It’s coming

Confirmation: the world truly is in the shit.

Still a little shocked. This confirmation came from Dr T himself. Wonder if depression had the better of him yesterday. Dr T was truly angry at NL’s pandemic measures, which were shunted aside when the actual vaccination rate in the country was only at 40%. He mentioned it a couple of times with the ‘what did they expect?’ mute question thrown in for good measure. There was also NO climate change denial. At all. In fact, Dr T said climate change is THE thing the world has to work on right now.

I got no ‘it’s not really that bad’. None of the ‘there are plenty of places that aren’t that way’. Absolutely none of ‘not every person is as bad as you think’. Just nods of agreement from Dr T as I voiced my lack of belief in humanity’s ability to really change anything.

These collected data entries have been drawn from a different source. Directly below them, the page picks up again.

template <class real, int COL, bool STORE_BOTH, int TW>
__global__ void __launch_bounds__(64 * TW, 4)
    relax3d_xs_block3_kernel(const real* vin, real* vout, const real* __restrict__ f, int sx, int sy, int sz, real hx2, real hy2,
                             real hz2, int zrun, int gx, int gy, int xcd_mode) {
    constexpr int ROWS = 2 * TW, OUTR = ROWS - 6;
    static_assert(OUTR % 2 == 0, "the colour parity of a wave's rows must not depend on the tile");
    __shared__ real sY[2][TW][2][64];
    __shared__ real sX[2][TW][2][64];
    __shared__ real sZ[2][TW][2][64];
    const Geo<XSplit, real> g(sx, sy);
    const int lane = threadIdx.x;
    const int w = __builtin_amdgcn_readfirstlane(threadIdx.y);
    int bx, by, bz;
    tile_of_block(xcd_mode, gx, gy, bx, by, bz);
    const int z0 = 1 + bz * zrun, z1 = min(z0 + zrun, sz - 1);
    if (z0 >= z1) return;
    const int PL = (int)g.PL;

    const int Hn = (sx + 1) >> 1;
    const int pn = bx * 60 + lane - 2, p = min(max(pn, 0), Hn - 1);
    const unsigned off0 = (unsigned)p * (unsigned)sizeof(real), off1 = (unsigned)(g.H + (p <= Hn - 2 ? p : 0)) * (unsigned)sizeof(real);
// ... 3 lines not shown
    const bool xface0 = pn <= 0 || pn >= Hn - 1;
    const bool wxface = bx * 60 - 2 <= 0 || bx * 60 + 61 >= Hn - 1;
    const bool outlane = lane >= 2 && lane <= 61;
    int roff[2];
    bool yin[2], outrow[2];
#pragma unroll
    for (int o = 0; o < 2; o++) {
        const int y = by * OUTR - 3 + 2 * w + o;
        roff[o] = min(max(y, 0), sy - 1) * g.P;
        yin[o] = y >= 1 && y <= sy - 2;
        outrow[o] = 2 * w + o >= 3 && 2 * w + o < ROWS - 3;
    }
    const int wU = w > 0 ? w - 1 : 0, wD = w < TW - 1 ? w + 1 : TW - 1;
    auto zc = [&](int z) { return min(max(z, 0), sz - 1); };
    auto plane = [&](const real* a, int z) { return plane_rsrc<real>(a + (ptrdiff_t)zc(z) * (ptrdiff_t)g.PL, PL, 1); };

    real a_m[2], a_c[2], a_p[2], a_n[2], fx_c[2], fx_1[2], fx_2[2], fx_n[2], xv_n[2], fy_c[2], fy_n[2];
    real b_c[2], b_m[2], b_mm[2], d_c[2], d_m[2], d_mm[2], x3[2];
#pragma unroll
    for (int o = 0; o < 2; o++)
        a_m[o] = a_c[o] = a_p[o] = a_n[o] = fx_c[o] = fx_1[o] = fx_2[o] = fx_n[o] = xv_n[o] = fy_c[o] = fy_n[o] = b_c[o] =
            b_m[o] = b_mm[o] = d_c[o] = d_m[o] = d_mm[o] = x3[o] = 0;

    const int t0 = z0 - 2, tlast = z1 + 1;
    {
        const auto qm = plane(vin, t0 - 1), q0 = plane(vin, t0), qp = plane(vin, t0 + 1);
        const bool zf = t0 <= 0 || t0 >= sz - 1;
        const auto qf = plane(f, t0);
#pragma unroll
        for (int o = 0; o < 2; o++) {
            const int hx = (COL + 1 + o + t0) & 1;
            a_m[o] = buf_load<real>(qm, off(hx), roff[o]);
            a_c[o] = buf_load<real>(q0, off(hx ^ 1), roff[o]);
            a_p[o] = buf_load<real>(qp, off(hx), roff[o]);
            fx_c[o] = buf_load<real>(zf || !yin[o] ? q0 : qf, off(hx), roff[o]);
            if (wxface) xv_n[o] = buf_load<real>(q0, off(0), roff[o]);
        }
        __builtin_amdgcn_s_waitcnt(0x0F70);
#pragma unroll
        for (int o = 0; o < 2; o++)
            if (wxface && ((COL + 1 + o + t0) & 1) == 0 && xface0) fx_c[o] = xv_n[o];
        const int b = (t0 - 1) & 1;
        sY[b][w][0][lane] = a_c[0];
        sY[b][w][1][lane] = a_c[1];
        asm volatile("s_waitcnt lgkmcnt(0)\n\ts_barrier" ::: "memory");
    }

    auto relax = [&](auto hc, int o, const real (&c)[2], real nb, real sb, real D, real U, real fv) __attribute__((always_inline)) {
        constexpr int h = decltype(hc)::value;
        real O, E;
        if (h == 0) {
            O = wave_from_prev_lane<real>(c[o]);
            E = c[o];
        } else {
            O = c[o];
            E = wave_from_next_lane<real>(c[o]);
// ... 8 lines not shown
        const auto ro3 = plane(vout, t - 3), ro2 = plane(vout, t - 2);
        const auto rY = plane(vin, t + 2), rXv = plane(vin, t + 1), rFx = plane(f, t + 1), rFy = plane(f, t);
        const bool zf = t + 1 <= 0 || t + 1 >= sz - 1;
        __builtin_amdgcn_s_setprio(3);
#pragma unroll
        for (int o = 0; o < 2; o++) {
            const int hx = (COL + 1 + o + PAR) & 1;
            const bool sto = outlane && yin[o] && outrow[o];
            if (t - 3 >= z0 && t - 3 < z1 && sto && xin(hx ^ 1)) buf_store_nt<real>(x3[o], ro3, off(hx ^ 1), roff[o]);
            if (STORE_BOTH && t - 2 >= z0 && t - 2 < z1 && sto && xin(hx ^ 1)) buf_store_nt<real>(d_m[o], ro2, off(hx ^ 1), roff[o]);
            a_n[o] = buf_load<real>(rY, off(hx ^ 1), roff[o]);
            fx_n[o] = buf_load<real>(zf || !yin[o] ? rXv : rFx, off(hx ^ 1), roff[o]);
            if ((hx ^ 1) == 0 && wxface) xv_n[o] = buf_load<real>(rXv, off(0), roff[o]);
            fy_n[o] = buf_load<real>(rFy, off(hx ^ 1), roff[o]);
        }
        __builtin_amdgcn_s_setprio(0);
        const bool zin1 = t >= 1 && t <= sz - 2, zin2 = t - 1 >= 1 && t - 1 <= sz - 2;
        {
            const real nb = sY[PB][wU][1][lane], sb = sY[PB][wD][0][lane];
#pragma unroll
            for (int o = 0; o < 2; o++) {
                const real v1 = (((COL + 1 + PAR) & 1) ^ o) == 0
                                    ? relax(std::integral_constant<int, 0>{}, o, a_c, nb, sb, a_m[o], a_p[o], fx_c[o])
                                    : relax(std::integral_constant<int, 1>{}, o, a_c, nb, sb, a_m[o], a_p[o], fx_c[o]);
                const int hx = (COL + 1 + o + PAR) & 1;
                b_c[o] = zin1 && yin[o] && xin(hx) ? v1 : fx_c[o];
            }
        }
        {
            const real nb = sX[PB][wU][1][lane], sb = sX[PB][wD][0][lane];
// ... 3 lines not shown
                                    ? relax(std::integral_constant<int, 0>{}, o, b_m, nb, sb, b_mm[o], b_c[o], fy_c[o])
                                    : relax(std::integral_constant<int, 1>{}, o, b_m, nb, sb, b_mm[o], b_c[o], fy_c[o]);
                const int hx = (COL + 1 + o + PAR) & 1;
                d_c[o] = zin2 && yin[o] && xin(hx) ? v2 : a_m[o];
            }
        }
        {
            const real nb = sZ[PB][wU][1][lane], sb = sZ[PB][wD][0][lane];
#pragma unroll
            for (int o = 0; o < 2; o++) {
                x3[o] = (((COL + 1 + PAR) & 1) ^ o) == 0
                            ? relax(std::integral_constant<int, 0>{}, o, d_m, nb, sb, d_mm[o], d_c[o], fx_2[o])
                            : relax(std::integral_constant<int, 1>{}, o, d_m, nb, sb, d_mm[o], d_c[o], fx_2[o]);
            }
        }
#pragma unroll
        for (int o = 0; o < 2; o++) {
            sY[PAR][w][o][lane] = a_p[o];
            sX[PAR][w][o][lane] = b_c[o];
            sZ[PAR][w][o][lane] = d_c[o];
        }
        asm volatile("s_waitcnt lgkmcnt(0)\n\ts_barrier" ::: "memory");
        __builtin_amdgcn_s_waitcnt(0x0F70);
#pragma unroll
        for (int o = 0; o < 2; o++) {
            a_m[o] = a_c[o]; a_c[o] = a_p[o]; a_p[o] = a_n[o];
            fx_2[o] = fx_1[o]; fx_1[o] = fx_c[o];
            fx_c[o] = ((COL + 1 + o + PAR) & 1) == 1 && wxface && xface0 ? xv_n[o] : fx_n[o];
            fy_c[o] = fy_n[o];
            b_mm[o] = b_m[o]; b_m[o] = b_c[o];
            d_mm[o] = d_m[o]; d_m[o] = d_c[o];
        }
    };

    int t = t0;
    if (t & 1) iteration(std::integral_constant<int, 1>{}, t++);
    for (;; t += 2) {
        iteration(std::integral_constant<int, 0>{}, t);
        if (t == tlast) break;
        iteration(std::integral_constant<int, 1>{}, t + 1);
        if (t + 1 == tlast) break;
// ... 4 lines not shown
        for (int o = 0; o < 2; o++) {
            const int hx = (COL + 1 + o + tlast) & 1;
            if (outlane && yin[o] && outrow[o] && xin(hx)) buf_store_nt<real>(x3[o], ro3, off(hx), roff[o]);
        }
    }
}

bool relax_block3_takes(const mgx_ctx* ctx, const int n[3], size_t elem, int part) {
    if (!(ctx->block3 & part) || elem != 8) return false;
    if ((unsigned long long)Geo<XSplit, double>(n[0], n[1]).PL * 8ull >= (1ull << 31)) return false;
    return n[0] >= 385 && n[1] >= 129 && n[2] >= 65;
}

Told him about my long term idea for some sort of environmental rating or accounting system. He thought my axioms and ideas were quite good. His actual words: You need to talk to someone about this. I just don’t know who, and he didn’t give me any hints.

He’s pretty sure I can get a job whenever I want. According to Dr T, my Dutch issue really shouldn’t hold me back. He talked as if I’ll get snapped up by some company as soon as I put myself out there. It’s just a matter of me doing that. I’m really hoping I find something here in R’dam. I’m too old to be commuting for an hour or more each way every damned day, but one of my searches yesterday showed me that 99% of listed accounting positions are in Amsterdam. Few pickings in Rotterdam. I’m hoping that’s not really accurate, that what I’m seeing are the top of the line positions, not the mid level grunts. I mean… Everyone needs accountants. Sad to say, but true. It’s one of those data input jobs that aren’t very thrilling so not many go into it.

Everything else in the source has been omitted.